#### [Try it]
Search the data for the word "void" and copy each line that has it.

◆ ◆ ◆

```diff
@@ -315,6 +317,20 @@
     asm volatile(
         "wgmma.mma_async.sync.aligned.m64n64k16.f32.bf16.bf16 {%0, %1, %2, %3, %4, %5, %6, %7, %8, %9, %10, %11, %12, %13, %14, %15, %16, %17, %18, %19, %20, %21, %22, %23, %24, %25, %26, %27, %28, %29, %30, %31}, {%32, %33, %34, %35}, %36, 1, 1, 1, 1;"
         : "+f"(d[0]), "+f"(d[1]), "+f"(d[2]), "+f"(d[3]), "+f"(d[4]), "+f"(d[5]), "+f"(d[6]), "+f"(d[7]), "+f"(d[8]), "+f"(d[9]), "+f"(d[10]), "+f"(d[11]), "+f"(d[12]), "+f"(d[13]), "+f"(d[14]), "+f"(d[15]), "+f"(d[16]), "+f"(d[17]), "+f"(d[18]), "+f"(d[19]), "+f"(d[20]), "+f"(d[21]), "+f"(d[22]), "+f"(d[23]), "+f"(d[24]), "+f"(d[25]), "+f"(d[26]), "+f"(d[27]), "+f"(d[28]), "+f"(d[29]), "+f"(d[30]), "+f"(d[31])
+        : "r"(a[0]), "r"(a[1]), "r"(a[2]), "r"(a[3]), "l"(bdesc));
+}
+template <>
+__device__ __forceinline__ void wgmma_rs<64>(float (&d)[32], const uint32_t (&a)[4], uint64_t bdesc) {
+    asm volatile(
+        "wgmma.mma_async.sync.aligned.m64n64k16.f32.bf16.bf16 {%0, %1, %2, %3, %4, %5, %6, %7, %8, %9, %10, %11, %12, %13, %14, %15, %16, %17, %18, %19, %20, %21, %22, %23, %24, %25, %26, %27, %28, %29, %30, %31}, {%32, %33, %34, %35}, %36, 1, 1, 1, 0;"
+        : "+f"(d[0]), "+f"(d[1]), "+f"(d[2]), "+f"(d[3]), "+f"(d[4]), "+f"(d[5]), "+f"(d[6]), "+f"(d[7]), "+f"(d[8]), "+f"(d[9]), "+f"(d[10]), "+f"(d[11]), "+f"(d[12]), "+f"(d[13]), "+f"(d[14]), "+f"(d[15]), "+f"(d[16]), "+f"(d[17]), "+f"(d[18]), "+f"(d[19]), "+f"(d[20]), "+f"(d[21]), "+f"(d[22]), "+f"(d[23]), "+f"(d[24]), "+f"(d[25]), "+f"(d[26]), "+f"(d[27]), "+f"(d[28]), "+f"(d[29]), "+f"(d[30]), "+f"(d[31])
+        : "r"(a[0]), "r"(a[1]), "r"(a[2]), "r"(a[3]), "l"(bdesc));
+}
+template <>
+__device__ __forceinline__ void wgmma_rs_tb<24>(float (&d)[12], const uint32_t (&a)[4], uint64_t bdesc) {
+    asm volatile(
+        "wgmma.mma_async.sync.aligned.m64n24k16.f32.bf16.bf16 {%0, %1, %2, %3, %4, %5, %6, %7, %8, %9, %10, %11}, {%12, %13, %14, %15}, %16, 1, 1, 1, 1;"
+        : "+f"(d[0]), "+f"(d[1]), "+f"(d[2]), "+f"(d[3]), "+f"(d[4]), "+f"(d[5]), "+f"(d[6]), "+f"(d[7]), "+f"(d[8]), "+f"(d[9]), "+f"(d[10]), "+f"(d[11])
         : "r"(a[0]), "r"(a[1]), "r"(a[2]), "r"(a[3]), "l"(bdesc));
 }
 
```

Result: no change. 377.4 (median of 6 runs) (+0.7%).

◆ ◆ ◆

#### [Task response]
+__device__ __forceinline__ void wgmma_rs<64>(float (&d)[32], const uint32_t (&a)[4], uint64_t bdesc) {
+__device__ __forceinline__ void wgmma_rs_tb<24>(float (&d)[12], const uint32_t (&a)[4], uint64_t bdesc) {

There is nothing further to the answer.